Once you've implemented the custom search command, you can test it from the Python command line, passing the parameters your command expects and the data source:

python <customCommand>.py __EXECUTE__ <parameterName>=<parameterValue> < <dataSource>
TEST

A convenient data source for testing is a CSV file.



Troubleshoot your searches

A convenient way to test and troubleshoot your search string is to use the Search app. If you have a complex search with multiple piped segments, try removing pipe segments one at a time until you find the source of the error. Divide and conquer!

Another handy tool to use is the Search Job Inspector. It allows to:

  • Examine overall statistics of the search, events processed, results returned, and processing time
  • Determine how the search was processed
  • Troubleshoot a search's performance
  • Understand the impact of specific knowledge object processing, such as tags, event types, lookups and so on, within the search.
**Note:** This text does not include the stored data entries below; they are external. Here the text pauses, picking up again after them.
+                    for (int j = 0; j < 4; ++j) bl[q][j] = cxl[xb + o + 16 * j];
+                }
+            } else {
+                const int o = 2 * XW + 2;
+                if (part == 0) {
+                    for (int a = 0; a < 2; ++a) al[q][a] = cwh[8 * 128 + wb8 + 16 * a];
+                    for (int j = 0; j < 4; ++j) bh[q][j] = cxh[xb8 + o + 16 * j];
+                }
+                if (part == 1) for (int a = 0; a < 2; ++a) ah[q][a] = cwh[8 * 128 + wrow + 16 * a];
+            }
+        };
+        for (int part = 0; part < 2; ++part) fetch(0, 0, part);
+#pragma unroll
+        for (int step = 0; step < 5; ++step) {
+            const int q = step & 1;
+#pragma unroll
+            for (int term = 0; term < 3; ++term) {
+                if (step == 4 && term == 1) continue;
+                __builtin_amdgcn_sched_barrier(0);
+                if (step + 1 < 5) fetch(step + 1, q ^ 1, term);
+                __builtin_amdgcn_sched_barrier(0);
+                if (step == 4 && term == 2 && t2)
+                    for (int a = 0; a < 2; ++a) for (int e = 0; e < 8; ++e) ah[q][a][e] = (_Float16)0.f;
+#pragma unroll
+                for (int a = 0; a < 2; ++a)
+#pragma unroll
+                    for (int j = 0; j < 4; ++j)
+                        acc[a][j] = __builtin_amdgcn_mfma_f32_16x16x32_f16(term == 0 ? al[q][a] : ah[q][a], term == 1 ? bl[q][j] : bh[q][j], acc[a][j], 0, 0, 0);
+            }
+        }
+        __builtin_amdgcn_sched_barrier(0);
+        __syncthreads();
+    }
+    stamp1(s, st);
+    float t = 0;
+    for (int a = 0; a < 2; ++a) for (int j = 0; j < 4; ++j) for (int r = 0; r < 4; ++r) t += acc[a][j][r];
+    out[blockIdx.x * blockDim.x + threadIdx.x] = t;
+}
+
+static double median(std::vector<double> v) { std::sort(v.begin(), v.end()); return v[v.size() / 2]; }
+
+struct Arm { double cyc_per_chunk, ghz, us, tf; };
+
+template <class K>
+Arm run(K kern, const half8* in, float* out, unsigned long long* st, int chunks, int launches) {
+    const int grid = 256;
+    std::vector<unsigned long long> h(2 * grid);
+    hipEvent_t e0, e1; hipEventCreate(&e0); hipEventCreate(&e1);
+    for (int i = 0; i < launches; ++i) kern<<<grid, 512>>>(out, in, st, chunks);
+    hipEventRecord(e0);
+    for (int i = 0; i < launches; ++i) kern<<<grid, 512>>>(out, in, st, chunks);
+    hipEventRecord(e1); hipEventSynchronize(e1);
+    float ms; hipEventElapsedTime(&ms, e0, e1);
+    hipMemcpy(h.data(), st, h.size() * 8, hipMemcpyDeviceToHost);
+    std::vector<double> cyc, clk;
+    for (int b = 0; b < grid; ++b) { cyc.push_back((double)h[2 * b]); clk.push_back((double)h[2 * b] / (double)h[2 * b + 1] * 0.1); }
+    Arm a;
+    a.cyc_per_chunk = median(cyc) / chunks; a.ghz = median(clk); a.us = ms * 1e3 / launches;
+    a.tf = 2.0 * 54 * 32 * 32 * 16 * (double)chunks * 8 * grid / (a.us * 1e-6) / 1e12;
+    hipEventDestroy(e0); hipEventDestroy(e1);
+    return a;
+}
+
+int main(int argc, char** argv) {
+    const int chunks = argc > 1 ? atoi(argv[1]) : 2000, launches = argc > 2 ? atoi(argv[2]) : 100, rounds = argc > 3 ? atoi(argv[3]) : 4;
+    std::vector<_Float16> hr(IMG * 8), hz(IMG * 8, (_Float16)0.f);
+    unsigned s = 12345u;
+    for (auto& v : hr) { s = s * 1664525u + 1013904223u; v = (_Float16)(((s >> 8) & 0xFFFF) / 32768.0f - 1.0f); }
+    half8 *dr, *dz; float* out; unsigned long long* st;
+    hipMalloc(&dr, IMG * 16); hipMalloc(&dz, IMG * 16); hipMalloc(&out, 256 * 512 * 4); hipMalloc(&st, 256 * 16);
+    hipMemcpy(dr, hr.data(), IMG * 16, hipMemcpyHostToDevice);
+    hipMemcpy(dz, hz.data(), IMG * 16, hipMemcpyHostToDevice);
+    printf("# mfma_shape: %d chunks per launch, %d timed launches per arm (after %d to settle), arms alternated\n", chunks, launches, launches);
+    printf("# data   shape     cyc/chunk  in-kernel GHz  us/launch  useful TF\n");
+    std::vector<double> tf32, tf16;
+    for (int r = 0; r < rounds; ++r) {
+        const Arm a = run(k32, dr, out, st, chunks, launches), b = run(k16, dr, out, st, chunks, launches);
+        printf("random   32x32x16  %9.1f  %13.3f  %9.1f  %9.1f\n", a.cyc_per_chunk, a.ghz, a.us, a.tf);
+        printf("random   16x16x32  %9.1f  %13.3f  %9.1f  %9.1f   ratio %.4f\n", b.cyc_per_chunk, b.ghz, b.us, b.tf, b.tf / a.tf);
+        tf32.push_back(a.tf); tf16.push_back(b.tf);
+    }
+    for (int r = 0; r < 2; ++r) {
+        const Arm a = run(k32, dz, out, st, chunks, launches), b = run(k16, dz, out, st, chunks, launches);
+        printf("zero     32x32x16  %9.1f  %13.3f  %9.1f  %9.1f\n", a.cyc_per_chunk, a.ghz, a.us, a.tf);
+        printf("zero     16x16x32  %9.1f  %13.3f  %9.1f  %9.1f   ratio %.4f\n", b.cyc_per_chunk, b.ghz, b.us, b.tf, b.tf / a.tf);
+    }
+    printf("random data: median useful TF 32x32x16 %.1f, 16x16x32 %.1f, ratio %.4f (16x16x32 carries 112 MFMA slots per chunk against 108)\n",
+           median(tf32), median(tf16), median(tf16) / median(tf32));
+    return hipDeviceSynchronize() == hipSuccess ? 0 : 1;
+}
diff --git a/lidarcrafter_amd/csrc/conv_f16x2.hip b/lidarcrafter_amd/csrc/conv_f16x2.hip
--- a/lidarcrafter_amd/csrc/conv_f16x2.hip
+++ b/lidarcrafter_amd/csrc/conv_f16x2.hip
@@ -687,6 +687,13 @@
     if (a.xsp) {
         if constexpr (C::NTAP == 9) {
             if (a.part) grid.z = a.ksplit;
+            if constexpr (LC_F16X2_TERMS == 7 && !(C::NT == 512 && C::TCO_ == 2)) {
+                if (a.mfma16) {
+                    if (a.ostats && !a.part) hipLaunchKernelGGL((conv_f16x2_ps_kernel<C, true, false, true>), grid, dim3(C::NT), 0, st, a);
+                    else hipLaunchKernelGGL((conv_f16x2_ps_kernel<C, false, false, true>), grid, dim3(C::NT), 0, st, a);
+                    return lc_launch_status();
+                }
+            }
             if (a.ostats && !a.part) hipLaunchKernelGGL((conv_f16x2_ps_kernel<C, true>), grid, dim3(C::NT), 0, st, a);
             else hipLaunchKernelGGL((conv_f16x2_ps_kernel<C, false>), grid, dim3(C::NT), 0, st, a);
             return lc_launch_status();
@@ -1066,7 +1073,7 @@
     a.x = x; a.wh = (const half8*)wp_hi; a.wl = (const half8*)wp_lo; a.bias = bias; a.res = res;
     a.y = y; a.x_bs = x_bs; a.res_bs = res_bs; a.y_bs = y_bs;
     a.range = range; a.wmeta = wmeta;
-    a.xsp = nullptr; a.xsp_bs = 0; a.xsp_c8 = 0; a.part = nullptr; a.ksplit = 0;
+    a.xsp = nullptr; a.xsp_bs = 0; a.xsp_c8 = 0; a.part = nullptr; a.ksplit = 0; a.mfma16 = 0;
     a.B = B; a.Ci = Ci; a.Co = Co; a.H = H; a.W = W;
     a.Cib = (Ci + 15) / 16 * 2; a.Cop = (Co + 63) / 64 * 64;
     a.out_scale = out_scale;
@@ -1153,6 +1160,8 @@
     a.gs = lc_gn_stats_input{nullptr, 0, 0, 0.f, nullptr, nullptr, nullptr, nullptr, 0, nullptr, nullptr};
     a.segs = STAT_SEGS_NONE;
     a.tpb = 0;
+    a.mfma16 = 1;
+    if (tile_cfg >= 1000) { a.mfma16 = 0; tile_cfg -= 1000; }
     if (tile_cfg >= 100) { a.tpb = tile_cfg / 100; tile_cfg %= 100; }
     if (tile_cfg == 0) tile_cfg = auto_cfg_h(B, Ci < 24 ? 24 : Ci, Co, H, W, 3);
     if (pipe_stat_slots(tile_cfg, H, W) <= 0) return LC_EUNSUP;
diff --git a/lidarcrafter_amd/csrc/conv_f16x2_common.h b/lidarcrafter_amd/csrc/conv_f16x2_common.h
--- a/lidarcrafter_amd/csrc/conv_f16x2_common.h
+++ b/lidarcrafter_amd/csrc/conv_f16x2_common.h
@@ -80,6 +80,7 @@
     int xcd;
     f32x4* ostats;
     int oslots, ounit;
+    int mfma16;
 };
 
 constexpr int GN_MAX_C = 1024;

Here's an example of the execution costs for a search:

index=pas | dedup customer_name

The search commands component of the total execution costs might look something like this:

Note: You can inspect a search as long as it exists and has not expired even if it hasn't completed.


The command.search component and everything under it, gives you the performance impact of the search command portion of your search, which is everything before the pipe character. The command.prededup gives you the performance impact of processing the results of the search command before passing it into the dedup command.

PERFTo evaluate performance, don't use results count over time. A more telling metric is the scan count over time. In the example above: resultsCount/time = 93 / 4.387 = 21.20 eps (events per second; scanCount/time = 65,507 / 4.387 ≈ 15K eps.

10-20K eps is considered to be good performance.